Départ du Stade et catabase montoise

''Toulouse, ça reste des moments somptueux. Mais quand ça se finit et que tu as 21 ans, personne ne vient te dire ce que tu dois faire. Ça fait sept ans que tu es là donc inconsciemment, tu penses faire ta vie là-bas mais la réalité est autre. C’est plus ou moins désolant mais c’est le monde du rugby qui est comme ça. Ça m’aura servi de leçon même si je pense que c’est évitable. Mon plus grand regret est que personne ne soit venu me dire que je ne correspondais pas au futur du Stade toulousain, qu’ils privilégiaient d’autres profils. Je prends un second ‘’coup de couteau’’ par Carcassonne où je devais signer mais qui me met un faux-plan. Je me suis retrouvé sans club, tout le monde avait fait son marché, à mille kilomètres de chez moi. C’était une période un peu difficile. Et début août 2012, Marc Dantin, le manager de Mont-de-Marsan m’appelle. Ça a pris un mois à se faire à cause des formalités administratives. Et je signe le dernier jour des mutations pour les joueurs sans contrat. Dantin me laisse un peu de temps pour me préparer et quand je suis prêt, il se fait éjecter. Et ça ne passe pas avec l’entraîneur des avants qui prend le poste. J’étais déjà dégoûté par mon départ de Toulouse et à ce moment là, c’est très dur. Est-ce que ça vaut le coup de continuer ? Le rêve s’arrête-t-il là ? Et puis, la proposition d’Angoulême en Fédérale 2 est arrivée, c’est Baptiste Gay que j’avais côtoyé à Toulouse (NDLR : ils ont notamment fait partie de la même promotion au Pôle France) qui m’en a parlé. Pour moi, ça représentait une dernière chance dans le rugby… à 23 ans''. 

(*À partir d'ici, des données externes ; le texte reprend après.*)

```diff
@@ -3245,6 +3303,8 @@
             }
             ix.prof.end(t, "sa_update", m * (2 * sizeof(V) + sizeof(I) + 2 + (isa ? sizeof(R) : 0)), s);
         }
+        list_is_carried = carried;
+        if (carried) continue;
         h = hnew;
         st.rounds++;
         if (st.rounds > 80) throw InternalError("suffix-array refinement did not converge (internal error)");
```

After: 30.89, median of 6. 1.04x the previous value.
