# liuhx02/YourEditableAvatar

Hardware: AMD Instinct MI355X
Metric: rasterized fragments/sec (fwd+bwd) @500k Gaussians 1080p (higher is better)
Workload: dtype f32

## Files before the change

youreditableavatar_amd/csrc/tgs_api.hip:

```cpp
#include "tgs_device.hpp"
#include "../../include/tgs_raster.h"
#include "../../include/tgs_raster_testing.h"

#include <cstdarg>
#include <cstdio>
#include <cstring>

namespace tgs {
void launch_preprocess_fwd(hipStream_t, const FwdIn&, const CamParams&, const GeomState&, const ImgState&);
void launch_preprocess_fwd_batch(hipStream_t, const FwdIn&, const FwdViews&);
void launch_scan(hipStream_t, const GeomState&, const ImgState&, uint32_t nblocks, uint32_t T, uint32_t sort_cap, unsigned long long r_capacity,
                 uint32_t tile_bound, uint32_t heavy_bound, uint32_t mid_bound, Meta* host_meta, int light);
void launch_bin_count(hipStream_t, int P, const GeomState&, const ImgState&, uint32_t gx, uint32_t T);
void launch_scatter(hipStream_t, int P, const GeomState&, const ImgState&, const BinState&, uint32_t gx, uint32_t T);
void launch_tile_sort(hipStream_t, const GeomState&, const ImgState&, const BinState&, uint32_t gx, uint32_t T, uint64_t r_bound, const Meta* m,
                      uint32_t sort_cap, uint32_t tile_bound, uint32_t heavy_bound, uint32_t mid_bound);
void launch_render_fwd(hipStream_t, const ImgState&, const BinState&, int W, int H, uint32_t gx, uint32_t T, const Meta* m, const float* bg,
                       float* out_color, uint32_t tile_bound, uint32_t mid_bound, int light);
void launch_mark_visible(hipStream_t, int P, const float* means3D, const float* view, uint8_t* present);
void launch_render_bwd(hipStream_t, const ImgState&, const BinState&, int W, int H, uint32_t gx, uint32_t tiles, const float* bg, const float* dL_dpix,
                       bool deterministic, uint32_t mid_tiles, int light, uint32_t T);
void launch_preprocess_bwd(hipStream_t, const BwdIn&, const CamParams&, const GeomState&, const BinState&);
void launch_preprocess_bwd_batch(hipStream_t, const BwdIn&, const BatchViews&);
void launch_selftest_reduce36(hipStream_t, const float* in, float* out);
// ... 771 lines not shown

int tgs_backward_batch_range(void* stream, int P, int D, int M, int n_views, const tgs_view_t* views, const float* means3D, const float* shs,
                             const float* scales, float scale_modifier, const float* rotations, const float* cov3D_precomp, float* dL_dopacity,
                             float* dL_dmean3D, float* dL_dcov3D, float* dL_dsh, float* dL_dscale, float* dL_drot, int accumulate, int first, int count)
{
    return tgs_backward_batch_range_planes(stream, P, D, M, n_views, views, means3D, shs, scales, scale_modifier, rotations, cov3D_precomp, dL_dopacity, dL_dmean3D,
                                           dL_dcov3D, dL_dsh, dL_dscale, dL_drot, accumulate, first, count, 0);
}

int tgs_backward_batch_range_planes(void* stream, int P, int D, int M, int n_views, const tgs_view_t* views, const float* means3D, const float* shs,
                                    const float* scales, float scale_modifier, const float* rotations, const float* cov3D_precomp, float* dL_dopacity,
                                    float* dL_dmean3D, float* dL_dcov3D, float* dL_dsh, float* dL_dscale, float* dL_drot, int accumulate, int first, int count,
                                    int64_t dsh_plane_stride)
{
    hipStream_t st = (hipStream_t)stream;
    g_err[0] = 0;
    if (P == 0 || n_views == 0 || count == 0) return TGS_OK;
    if (P < 0 || n_views < 0 || !views) return fail(TGS_ERR_INVALID, "bad sizes");
    if (first < 0 || count < 0 || first % PRE_BLOCK != 0 || (long long)first + count > P || ((first + count) % PRE_BLOCK != 0 && first + count != P))
        return fail(TGS_ERR_INVALID, "Gaussian range [%d, %d + %d) must start and end on multiples of %d (or end at P = %d)", first, first, count, PRE_BLOCK, P);
    const Model m{P, D, M, means3D, shs, nullptr, nullptr, scales, scale_modifier, rotations, cov3D_precomp};
    const bool has_sh = m.has_sh(), has_sr = m.has_sr();
    if (int r = check_model(m, MODEL_BATCH_BACKWARD)) return r;
    if (!dL_dopacity || !dL_dmean3D || (has_sh && !dL_dsh) || (has_sr && (!dL_dscale || !dL_drot)) || (!has_sr && !dL_dcov3D))
        return fail(TGS_ERR_INVALID, "NULL required pointer");
    if (dsh_plane_stride != 0 && (!has_sh || M != 16 || dsh_plane_stride < 3 * (int64_t)P || dsh_plane_stride % 4 != 0 || ((uintptr_t)dL_dsh & 15u) != 0))
        return fail(TGS_ERR_INVALID, "level-major dL_dsh needs SH colours with M = 16, a plane stride >= 3 P that is a multiple of 4 floats, and a 16-byte aligned dL_dsh");
    BwdIn in = bwd_in(m);
    in.dL_dopacity = dL_dopacity; in.dL_dmean3D = dL_dmean3D; in.dL_dcov3D = has_sr ? nullptr : dL_dcov3D; in.dL_dsh = dL_dsh;
    in.dL_dscale = has_sr ? dL_dscale : nullptr; in.dL_drot = has_sr ? dL_drot : nullptr;
    in.block0 = first / PRE_BLOCK; in.nblocks = (int)n_blocks((size_t)count);
    in.dsh_plane = (long long)dsh_plane_stride;
    for (int v0 = 0; v0 < n_views; v0 += BATCH_VIEWS) {
        BatchViews bv;
        memset(&bv, 0, sizeof(bv));
        bv.n = n_views - v0 < BATCH_VIEWS ? n_views - v0 : BATCH_VIEWS;
        for (int k = 0; k < bv.n; k++) {
            const tgs_view_t& w = views[v0 + k];
            if (int r = check_view(w, v0 + k, VIEW_BATCH_BWD, has_sh)) return r;
            const ViewArgs v = view_args(w);
            const FrameBuffers fb = carve_frame(m.shape(), v, w.R, w.geom_buffer, w.binning_buffer, w.img_buffer);
            BatchView& o = bv.v[k];
            o.cam = v.cam(scale_modifier); o.g = fb.g; o.b = fb.b;
            o.meta = fb.s.meta; o.radii = w.radii; o.dL_dmean2D = w.dL_dmean2D; o.dL_dcolor = has_sh ? nullptr : w.dL_dcolor;
        }
        in.accumulate = (accumulate || v0 > 0) ? 1 : 0;
        if (int r = stage(st, TGS_STAGE_PREPROCESS_BWD, "preprocess_bwd_batch", 0, [&] { launch_preprocess_bwd_batch(st, in, bv); })) return r;
    }
    return TGS_OK;
}

int tgs_mark_visible(void* stream, int P, const float* means3D, const float* viewmatrix, const float* projmatrix, uint8_t* present)
{
    hipStream_t st = (hipStream_t)stream;
    g_err[0] = 0;
    (void)projmatrix;
    if (P == 0) return TGS_OK;
    if (P < 0 || !means3D || !viewmatrix || !present) return fail(TGS_ERR_INVALID, "bad arguments");
    launch_mark_visible(st, P, means3D, viewmatrix, present);
    hipError_t e = hipGetLastError();
    if (e != hipSuccess) return fail(TGS_ERR_HIP, "mark_visible: %s", hipGetErrorString(e));
    return TGS_OK;
}

int64_t tgs_state_field(void* stream, const char* field, int P, int width, int height, int64_t R, int has_sh, int has_scale_rot,
                        const void* geom_buffer, const void* binning_buffer, const void* img_buffer, void* dst, size_t dst_bytes)
{
    hipStream_t st = (hipStream_t)stream;
    g_err[0] = 0;
    const ViewArgs v{nullptr, width, height, nullptr, nullptr, nullptr, 0.f, 0.f};
    const size_t N = v.N(), T = v.T();
    const FrameBuffers fb = carve_frame(GeomShape{(size_t)P, has_sh != 0, has_scale_rot != 0}, v, R, geom_buffer, binning_buffer, img_buffer);
    const GeomState& g = fb.g; const ImgState& s = fb.s; const BinState& b = fb.b;
    const void* src = nullptr; size_t count = 0, esz = 4, stride = 0, rows = 0;
    if (!strcmp(field, "n_contrib")) { src = s.n_contrib; count = N; }
    else if (!strcmp(field, "final_T")) { src = s.final_T; count = N; }
    else if (!strcmp(field, "ranges")) { src = s.ranges; count = 2 * T; }
    else if (!strcmp(field, "means2D")) { src = g.pack; count = 2 * (size_t)P; esz = 8; stride = 64; rows = (size_t)P; }
    else if (!strcmp(field, "depths")) { src = g.depth; count = (size_t)P; }
    else if (!strcmp(field, "conic_opacity")) { src = (const char*)g.pack + 8; count = 4 * (size_t)P; esz = 16; stride = 64; rows = (size_t)P; }
    else if (!strcmp(field, "rgb")) { src = (const char*)g.pack + 24; count = 3 * (size_t)P; esz = 12; stride = 64; rows = (size_t)P; }
    else if (!strcmp(field, "tiles_touched")) { src = g.tiles_touched; count = (size_t)P; }
    else if (!strcmp(field, "tile_order")) { src = s.tile_order; count = T; }
    else if (!strcmp(field, "stamps")) { src = s.stamps; count = 8 * T; esz = 8; }
    else if (!strcmp(field, "block_masks")) { src = (const char*)b.recC + 4; count = (size_t)R; esz = 4; stride = 8; rows = (size_t)R; }
    else if (!strcmp(field, "quad_masks")) { src = b.qmask; count = (size_t)R; esz = 8; }
    else if (!strcmp(field, "point_list")) { src = b.keys; count = (size_t)R; esz = 4; stride = 8; rows = (size_t)R; }
    else return fail(TGS_ERR_INVALID, "unknown field %s", field);
    const size_t total = stride ? rows * esz : count * esz;
    if (dst_bytes < total) return fail(TGS_ERR_INVALID, "dst too small for %s", field);
    if (count == 0) return 0;
    if (stride) HIP_TRY(hipMemcpy2DAsync(dst, esz, src, stride, esz, rows, hipMemcpyDeviceToDevice, st));
    else HIP_TRY(hipMemcpyAsync(dst, src, total, hipMemcpyDeviceToDevice, st));
    return (int64_t)count;
}

}
```

youreditableavatar_amd/csrc/tgs_forward.hip:

```cpp
#include "tgs_device.hpp"

namespace tgs {

__device__ __forceinline__ float conic_min_on_edge(float dfix, float lo, float hi, float Pfix, float Pvar, float B, float mB_over_Pvar)
{
    const float t = fminf(hi, fmaxf(lo, dfix * mB_over_Pvar));
    return 0.5f * (Pfix * dfix * dfix + Pvar * t * t) + B * dfix * t;
}

__device__ __forceinline__ unsigned long long quadrant_mask(float2 xy, float4 co, uint32_t tx, uint32_t ty)
{
    const float o255 = 255.0f * co.w;
    if (o255 < 0.999f) return 0ull;
    const float tau = (fmaxf(__logf(o255), 0.f) + 0.01f) * 1.001f;
    const float A = co.x, B = co.y, Cc = co.z;
    const float det = A * Cc - B * B;
    if (!(det > 0.f && A > 0.f && Cc > 0.f)) return ~0ull;
    const float rA = __builtin_amdgcn_rcpf(A), K = 2.f * A * tau, sl = -B * rA;
    const float ox = xy.x - (float)(tx * TILE), y0 = (float)(ty * TILE) - xy.y;
    uint32_t keep[2] = {0u, 0u};
#pragma unroll
    for (int R = 0; R < 8; R++) {
        const float dy0 = y0 + (float)(2 * R), dy1 = y0 + (float)(2 * R + 1);
        const float d0 = fmaf(-det * dy0, dy0, K), d1 = fmaf(-det * dy1, dy1, K);
// ... 809 lines not shown
            for (uint32_t i = threadIdx.x; i < n; i += 1024) b.keys[td.y + i] = lk[i];
        }
    } else if (blockIdx.x < heavy_blocks + mid_blocks) {
        const uint32_t grp = threadIdx.x >> 8, tid = threadIdx.x & 255u;
        const uint32_t t = n_heavy + (blockIdx.x - heavy_blocks) * 4 + grp;
        if (n_heavy + (blockIdx.x - heavy_blocks) * 4 >= n_mid) return;
        uint32_t n = 0, start = 0, tile = 0;
        if (t < n_mid) { const uint4 td = s.tile_desc[t]; tile = td.x; start = td.y; n = td.z - td.y; }
        for (uint32_t i = tid; i < n; i += 256) b.tile_of[start + i] = tile;
        if (n > 1024u || n > sort_cap) n = 0;
        unsigned long long* seg = lk + grp * 1024;
        for (uint32_t i = tid; i < n; i += 256) seg[i] = b.keys[start + i];
        if (tid == 0) grp_npad[grp] = n < 2 ? 2u : next_pow2(n);
        __syncthreads();
        const uint32_t npad_wg = max(max(grp_npad[0], grp_npad[1]), max(grp_npad[2], grp_npad[3]));
        sort_tile_lds<256>(seg, tid, n, npad_wg);
        for (uint32_t i = tid; i < n; i += 256) b.keys[start + i] = seg[i];
    } else {
        const uint32_t t = n_mid + (blockIdx.x - heavy_blocks - mid_blocks) * 16 + wv;
        if (t >= n_nonempty) return;
        const uint4 td = s.tile_desc[t];
        const uint32_t n = td.z - td.y;
        for (uint32_t i = lane; i < n; i += 64) b.tile_of[td.y + i] = td.x;
        if (n < 2 || n > sort_cap || n > SORT_CHUNK) return;
        unsigned long long k0, k1;
        regs_load_chunk(b.keys + td.y, 0u, n, lane, k0, k1);
        if (n >= 2) {
            regs_sort128(k0, k1, lane);
            regs_store_chunk(b.keys + td.y, 0u, n, lane, k0, k1);
        }
    }
}

#ifndef TGS_FIN_E
#define TGS_FIN_E 2
#endif
constexpr int FIN_E = TGS_FIN_E;
__global__ __launch_bounds__(256) void k_finalize(const GeomState g, const ImgState s, const BinState b, uint32_t gx, uint32_t T)
{
    if (frame_rejected(s)) return;
    const uint32_t R = (uint32_t)s.meta->R;
    const uint32_t p0 = blockIdx.x * (256 * FIN_E) + threadIdx.x;
    if (p0 >= R) return;
    uint32_t id[FIN_E], tile[FIN_E];
#pragma unroll
    for (int e = 0; e < FIN_E; e++) {
        const uint32_t pc = min(p0 + e * 256, R - 1u);
        id[e] = (uint32_t)b.keys[pc];
        tile[e] = b.tile_of[pc];
    }
    float4 q0[FIN_E], q1[FIN_E], q2[FIN_E], q3[FIN_E];
#pragma unroll
    for (int e = 0; e < FIN_E; e++) {
        const float4* pk = g.pack + 4 * (size_t)id[e];
        q0[e] = pk[0]; q1[e] = pk[1]; q2[e] = pk[2]; q3[e] = pk[3];
    }
#pragma unroll
    for (int e = 0; e < FIN_E; e++) {
        const uint32_t p = p0 + e * 256;
        if (p < R) finalize_entry(q0[e], q1[e], q2[e], q3[e], p, tile[e], gx, b);
    }
}

__device__ __forceinline__ void fill_tile_background(const ImgState& s, uint32_t tile, uint32_t t, int W, int H, uint32_t gx,
                                                     const float* __restrict__ bg, float* __restrict__ out_color)
{
    const int px = (tile % gx) * TILE + (t & 15), py = (tile / gx) * TILE + (t >> 4);
    if (px < W && py < H) {
        const size_t pix_id = (size_t)W * py + px, N = (size_t)W * H;
        s.final_T[pix_id] = 1.0f;
        s.n_contrib[pix_id] = 0;
        out_color[pix_id] = bg[0]; out_color[N + pix_id] = bg[1]; out_color[2 * N + pix_id] = bg[2];
    }
}

constexpr int FQ_THREADS = 256;
#ifndef TGS_FQ_CH
#define TGS_FQ_CH 256
#endif
constexpr int FQ_CH = TGS_FQ_CH;
constexpr int FQ_EPT = FQ_CH / FQ_THREADS;
static_assert(FQ_CH % FQ_THREADS == 0 && FQ_CH >= LIGHT_MAX && FQ_CH <= 768, "whole entries per thread; a light tile is one round; slots are 10-bit in the block lists");
constexpr int FQ_NULL = FQ_CH;

__device__ __forceinline__ bool fwd_q_block_round(const float4* sA, const float4* sB, const float* sC, const uint2* sQ, unsigned short* list,
                                                  unsigned short (*ql)[QL_ROW_F], uint32_t cnt, int blk, int lane, uint32_t cbase, float pixfx, float pixfy,
                                                  float vone, const QuadMasks& qm, bool& done, float& T, float& C0, float& C1, float& C2, uint32_t& last_contributor)
{
    const int qd = lane >> 4, e = lane & 3;
    const uint32_t n = (uint32_t)__builtin_amdgcn_readfirstlane((int)build_own_list_q<FQ_CH>(list, sQ, cnt, blk, lane));
    const unsigned short* myq = &ql[qd][e];
#pragma unroll 1
    for (uint32_t c0 = 0; c0 < n; c0 += QCH_F) {
        const uint32_t nq = (uint32_t)__builtin_amdgcn_readfirstlane((int)build_chunk_quadrant_lists_128(ql, list, c0, n, lane, FQ_NULL));
        uint32_t jn = myq[0];
#pragma unroll 1
        for (uint32_t k = 0; k < nq; k += 4) {
            const uint32_t j = jn;
            jn = myq[k + 4];
            const float4 a = sA[j];
            const float4 bb = sB[j];
            const float cc = sC[j];
            const float dx = a.x - pixfx, dy = a.y - pixfy;
#if TGS_FAST_MATH
            const float power2 = pair_power2(a.z, a.w, bb.x, dx, dy);
            const float alpha = fminf(0.99f, bb.y * __builtin_amdgcn_exp2f(power2));
#else
            const float power2 = -0.5f * (a.z * dx * dx + bb.x * dy * dy) - a.w * dx * dy;
            const float alpha = fminf(0.99f, bb.y * expf(power2));
#endif
            const bool live = !done && !(power2 > 0.0f) && !(alpha < 1.0f / 255.0f);
            const float pown = live ? 1.f - alpha : 1.0f;
            float y, x, x3;
            fwd_chain4(pown, T, y, x, vone, qm);
            const bool fail = live && (x < 0.0001f);
            const bool upd = live && !fail;
            float cand = fail ? y : -1.0f;
            quad_max_bcast3(cand, x, x3);
            const float w = upd ? alpha * y : 0.f;
            C0 += bb.z * w; C1 += bb.w * w; C2 += cc * w;
            last_contributor = upd ? cbase + j : last_contributor;
            const bool stop = cand >= 0.0f;
            T = stop ? cand : x3;
            done = done || stop;
            if (__builtin_amdgcn_ballot_w64(!done) == 0) return true;
        }
    }
    return false;
}

__device__ __forceinline__ uint32_t fwd_q_block_store(const ImgState& s, float* __restrict__ out_color, int W, int H, int px, int py, bool inside, int lane,
                                                      float bg0, float bg1, float bg2, float T, float C0, float C1, float C2, uint32_t last_contributor)
{
    TGS_DPP_ADD(C0, 0xB1, 0xf); TGS_DPP_ADD(C0, 0x4E, 0xf);
    TGS_DPP_ADD(C1, 0xB1, 0xf); TGS_DPP_ADD(C1, 0x4E, 0xf);
    TGS_DPP_ADD(C2, 0xB1, 0xf); TGS_DPP_ADD(C2, 0x4E, 0xf);
    {
        uint32_t o = (uint32_t)__builtin_amdgcn_update_dpp(0, (int)last_contributor, 0xB1, 0xf, 0xf, false);
        last_contributor = max(last_contributor, o);
        o = (uint32_t)__builtin_amdgcn_update_dpp(0, (int)last_contributor, 0x4E, 0xf, 0xf, false);
        last_contributor = max(last_contributor, o);
    }
    if (inside && (lane & 3) == 0) {
        const size_t pix_id = (size_t)W * py + px, N = (size_t)W * H;
        s.final_T[pix_id] = T;
        s.n_contrib[pix_id] = last_contributor;
        out_color[pix_id] = C0 + T * bg0;
        out_color[N + pix_id] = C1 + T * bg1;
        out_color[2 * N + pix_id] = C2 + T * bg2;
    }
    return wave_max_u32(inside ? last_contributor : 0u);
}
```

Soyaux-Angoulême, 2013-2018

''Angoulême, c’était la redécouverte de ce qu’est jouer au rugby avec les copains. La première année en Fédérale 2, on joue vingt-cinq matchs, vingt-cinq victoires, on termine champions de France. On monte en Fédérale 1, on perd en quarts contre Nevers et l’année d’après, on arrive en PRO D2. C’est allé très vite, l’appétit vient en mangeant (rires). Quel souvenir j’en garde ? Angoulême, ça m’a confirmé une chose. Plus tu es proche de tes coéquipiers, plus c’est difficile de s’arrêter. C’est la mode de donner un nom aux équipes alors nous ça aurait été ‘’les frustrés’’. On avait, pour beaucoup, goûté au haut niveau, sans jamais y exceller. On avait du rugby, de l’expérience mais ça aurait pu ne pas prendre. Et en PRO D2, on avait un supplément d’âme, tu peux renverser des montagnes quand le groupe est soudé. À Angoulême, j’ai tissé des liens très forts, j’ai aussi rencontré ma copine, c’était la partie III de ma vie. En arrivant à Rennes cet été, j’ai ouvert le chapitre IV, j’ai cru en ce nouveau projet et je crois que j’ai eu raison''.